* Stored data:
= Beginning of Section =
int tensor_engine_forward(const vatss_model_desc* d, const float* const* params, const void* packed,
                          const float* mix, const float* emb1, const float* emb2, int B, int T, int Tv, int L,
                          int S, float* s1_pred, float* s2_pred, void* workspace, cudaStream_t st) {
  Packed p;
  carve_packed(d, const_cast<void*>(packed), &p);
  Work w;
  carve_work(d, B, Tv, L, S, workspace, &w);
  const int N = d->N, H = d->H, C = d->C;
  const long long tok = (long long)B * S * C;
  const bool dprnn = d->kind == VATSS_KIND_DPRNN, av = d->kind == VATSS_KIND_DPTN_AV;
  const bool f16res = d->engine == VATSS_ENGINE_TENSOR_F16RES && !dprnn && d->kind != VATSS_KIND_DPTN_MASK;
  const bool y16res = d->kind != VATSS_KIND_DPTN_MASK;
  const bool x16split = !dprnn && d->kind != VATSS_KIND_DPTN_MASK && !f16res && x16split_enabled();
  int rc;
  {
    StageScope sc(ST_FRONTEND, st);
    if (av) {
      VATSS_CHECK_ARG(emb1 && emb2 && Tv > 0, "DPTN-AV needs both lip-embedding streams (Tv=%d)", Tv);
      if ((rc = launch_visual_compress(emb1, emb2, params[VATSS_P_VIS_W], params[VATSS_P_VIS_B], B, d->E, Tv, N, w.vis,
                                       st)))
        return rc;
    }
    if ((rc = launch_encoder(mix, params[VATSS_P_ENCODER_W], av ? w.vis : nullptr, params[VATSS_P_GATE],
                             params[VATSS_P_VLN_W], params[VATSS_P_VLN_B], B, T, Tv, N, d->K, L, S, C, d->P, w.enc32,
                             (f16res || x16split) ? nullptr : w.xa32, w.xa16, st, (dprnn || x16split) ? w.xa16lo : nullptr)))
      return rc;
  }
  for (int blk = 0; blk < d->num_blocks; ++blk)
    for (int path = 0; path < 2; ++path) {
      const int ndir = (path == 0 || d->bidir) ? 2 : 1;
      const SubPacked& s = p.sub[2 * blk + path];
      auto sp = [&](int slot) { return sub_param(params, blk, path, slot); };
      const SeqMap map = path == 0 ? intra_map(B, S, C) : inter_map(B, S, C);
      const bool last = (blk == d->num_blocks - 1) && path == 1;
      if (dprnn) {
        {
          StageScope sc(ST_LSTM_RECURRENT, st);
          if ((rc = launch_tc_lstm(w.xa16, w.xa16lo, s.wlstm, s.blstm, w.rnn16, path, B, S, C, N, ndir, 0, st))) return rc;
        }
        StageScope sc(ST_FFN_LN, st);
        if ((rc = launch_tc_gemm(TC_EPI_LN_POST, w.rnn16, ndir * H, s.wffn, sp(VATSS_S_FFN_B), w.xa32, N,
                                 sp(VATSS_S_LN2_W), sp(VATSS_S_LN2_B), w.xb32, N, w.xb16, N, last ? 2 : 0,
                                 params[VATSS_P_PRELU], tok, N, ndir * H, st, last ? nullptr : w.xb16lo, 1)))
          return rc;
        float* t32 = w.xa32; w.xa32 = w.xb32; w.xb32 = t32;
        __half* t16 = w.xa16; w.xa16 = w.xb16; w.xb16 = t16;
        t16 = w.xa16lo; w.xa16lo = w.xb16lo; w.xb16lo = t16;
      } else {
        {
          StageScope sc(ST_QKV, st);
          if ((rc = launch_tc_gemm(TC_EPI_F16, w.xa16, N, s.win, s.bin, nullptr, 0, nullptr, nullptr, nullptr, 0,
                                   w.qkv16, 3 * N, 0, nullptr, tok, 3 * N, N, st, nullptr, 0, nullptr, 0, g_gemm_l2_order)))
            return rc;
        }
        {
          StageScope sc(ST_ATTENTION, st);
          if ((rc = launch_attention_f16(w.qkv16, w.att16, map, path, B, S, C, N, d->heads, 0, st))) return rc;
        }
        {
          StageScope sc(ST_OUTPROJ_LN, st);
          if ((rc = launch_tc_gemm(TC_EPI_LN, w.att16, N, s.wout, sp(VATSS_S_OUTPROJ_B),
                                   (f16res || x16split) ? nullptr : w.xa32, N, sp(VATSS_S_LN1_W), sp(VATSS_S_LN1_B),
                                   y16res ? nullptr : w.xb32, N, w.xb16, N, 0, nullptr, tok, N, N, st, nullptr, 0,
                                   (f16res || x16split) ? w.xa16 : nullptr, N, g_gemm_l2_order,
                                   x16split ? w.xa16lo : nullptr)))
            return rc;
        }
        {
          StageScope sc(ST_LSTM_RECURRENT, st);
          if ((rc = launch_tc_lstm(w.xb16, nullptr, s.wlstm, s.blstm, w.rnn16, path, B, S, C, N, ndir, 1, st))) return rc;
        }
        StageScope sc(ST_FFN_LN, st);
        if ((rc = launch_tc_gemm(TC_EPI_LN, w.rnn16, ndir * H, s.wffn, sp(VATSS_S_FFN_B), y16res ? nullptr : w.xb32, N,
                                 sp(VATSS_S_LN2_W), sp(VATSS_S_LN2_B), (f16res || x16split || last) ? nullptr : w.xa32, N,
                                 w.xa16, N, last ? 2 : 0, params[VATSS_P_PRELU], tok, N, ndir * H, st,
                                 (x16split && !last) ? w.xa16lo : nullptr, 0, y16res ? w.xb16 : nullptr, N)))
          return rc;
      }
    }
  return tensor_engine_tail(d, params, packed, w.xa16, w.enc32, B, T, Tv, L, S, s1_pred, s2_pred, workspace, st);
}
= End of Section =
* What the task asks: The records are to be retyped exactly. No line may be skipped.

* Output below:
int tensor_engine_forward(const vatss_model_desc* d, const float* const* params, const void* packed,
                          const float* mix, const float* emb1, const float* emb2, int B, int T, int Tv, int L,
                          int S, float* s1_pred, float* s2_pred, void* workspace, cudaStream_t st) {
  Packed p;
  carve_packed(d, const_cast<void*>(packed), &p);
  Work w;
  carve_work(d, B, Tv, L, S, workspace, &w);
  const int N = d->N, H = d->H, C = d->C;
  const long long tok = (long long)B * S * C;
  const bool dprnn = d->kind == VATSS_KIND_DPRNN, av = d->kind == VATSS_KIND_DPTN_AV;
  const bool f16res = d->engine == VATSS_ENGINE_TENSOR_F16RES && !dprnn && d->kind != VATSS_KIND_DPTN_MASK;
  const bool y16res = d->kind != VATSS_KIND_DPTN_MASK;
  const bool x16split = !dprnn && d->kind != VATSS_KIND_DPTN_MASK && !f16res && x16split_enabled();
  int rc;
  {
    StageScope sc(ST_FRONTEND, st);
    if (av) {
      VATSS_CHECK_ARG(emb1 && emb2 && Tv > 0, "DPTN-AV needs both lip-embedding streams (Tv=%d)", Tv);
      if ((rc = launch_visual_compress(emb1, emb2, params[VATSS_P_VIS_W], params[VATSS_P_VIS_B], B, d->E, Tv, N, w.vis,
                                       st)))
        return rc;
    }
    if ((rc = launch_encoder(mix, params[VATSS_P_ENCODER_W], av ? w.vis : nullptr, params[VATSS_P_GATE],
                             params[VATSS_P_VLN_W], params[VATSS_P_VLN_B], B, T, Tv, N, d->K, L, S, C, d->P, w.enc32,
                             (f16res || x16split) ? nullptr : w.xa32, w.xa16, st, (dprnn || x16split) ? w.xa16lo : nullptr)))
      return rc;
  }
  for (int blk = 0; blk < d->num_blocks; ++blk)
    for (int path = 0; path < 2; ++path) {
      const int ndir = (path == 0 || d->bidir) ? 2 : 1;
      const SubPacked& s = p.sub[2 * blk + path];
      auto sp = [&](int slot) { return sub_param(params, blk, path, slot); };
      const SeqMap map = path == 0 ? intra_map(B, S, C) : inter_map(B, S, C);
      const bool last = (blk == d->num_blocks - 1) && path == 1;
      if (dprnn) {
        {
          StageScope sc(ST_LSTM_RECURRENT, st);
          if ((rc = launch_tc_lstm(w.xa16, w.xa16lo, s.wlstm, s.blstm, w.rnn16, path, B, S, C, N, ndir, 0, st))) return rc;
        }
        StageScope sc(ST_FFN_LN, st);
        if ((rc = launch_tc_gemm(TC_EPI_LN_POST, w.rnn16, ndir * H, s.wffn, sp(VATSS_S_FFN_B), w.xa32, N,
                                 sp(VATSS_S_LN2_W), sp(VATSS_S_LN2_B), w.xb32, N, w.xb16, N, last ? 2 : 0,
                                 params[VATSS_P_PRELU], tok, N, ndir * H, st, last ? nullptr : w.xb16lo, 1)))
          return rc;
        float* t32 = w.xa32; w.xa32 = w.xb32; w.xb32 = t32;
        __half* t16 = w.xa16; w.xa16 = w.xb16; w.xb16 = t16;
        t16 = w.xa16lo; w.xa16lo = w.xb16lo; w.xb16lo = t16;
      } else {
        {
          StageScope sc(ST_QKV, st);
          if ((rc = launch_tc_gemm(TC_EPI_F16, w.xa16, N, s.win, s.bin, nullptr, 0, nullptr, nullptr, nullptr, 0,
                                   w.qkv16, 3 * N, 0, nullptr, tok, 3 * N, N, st, nullptr, 0, nullptr, 0, g_gemm_l2_order)))
            return rc;
        }
        {
          StageScope sc(ST_ATTENTION, st);
          if ((rc = launch_attention_f16(w.qkv16, w.att16, map, path, B, S, C, N, d->heads, 0, st))) return rc;
        }
        {
          StageScope sc(ST_OUTPROJ_LN, st);
          if ((rc = launch_tc_gemm(TC_EPI_LN, w.att16, N, s.wout, sp(VATSS_S_OUTPROJ_B),
                                   (f16res || x16split) ? nullptr : w.xa32, N, sp(VATSS_S_LN1_W), sp(VATSS_S_LN1_B),
                                   y16res ? nullptr : w.xb32, N, w.xb16, N, 0, nullptr, tok, N, N, st, nullptr, 0,
                                   (f16res || x16split) ? w.xa16 : nullptr, N, g_gemm_l2_order,
                                   x16split ? w.xa16lo : nullptr)))
            return rc;
        }
        {
          StageScope sc(ST_LSTM_RECURRENT, st);
          if ((rc = launch_tc_lstm(w.xb16, nullptr, s.wlstm, s.blstm, w.rnn16, path, B, S, C, N, ndir, 1, st))) return rc;
        }
        StageScope sc(ST_FFN_LN, st);
        if ((rc = launch_tc_gemm(TC_EPI_LN, w.rnn16, ndir * H, s.wffn, sp(VATSS_S_FFN_B), y16res ? nullptr : w.xb32, N,
                                 sp(VATSS_S_LN2_W), sp(VATSS_S_LN2_B), (f16res || x16split || last) ? nullptr : w.xa32, N,
                                 w.xa16, N, last ? 2 : 0, params[VATSS_P_PRELU], tok, N, ndir * H, st,
                                 (x16split && !last) ? w.xa16lo : nullptr, 0, y16res ? w.xb16 : nullptr, N)))
          return rc;
      }
    }
  return tensor_engine_tail(d, params, packed, w.xa16, w.enc32, B, T, Tv, L, S, s1_pred, s2_pred, workspace, st);
}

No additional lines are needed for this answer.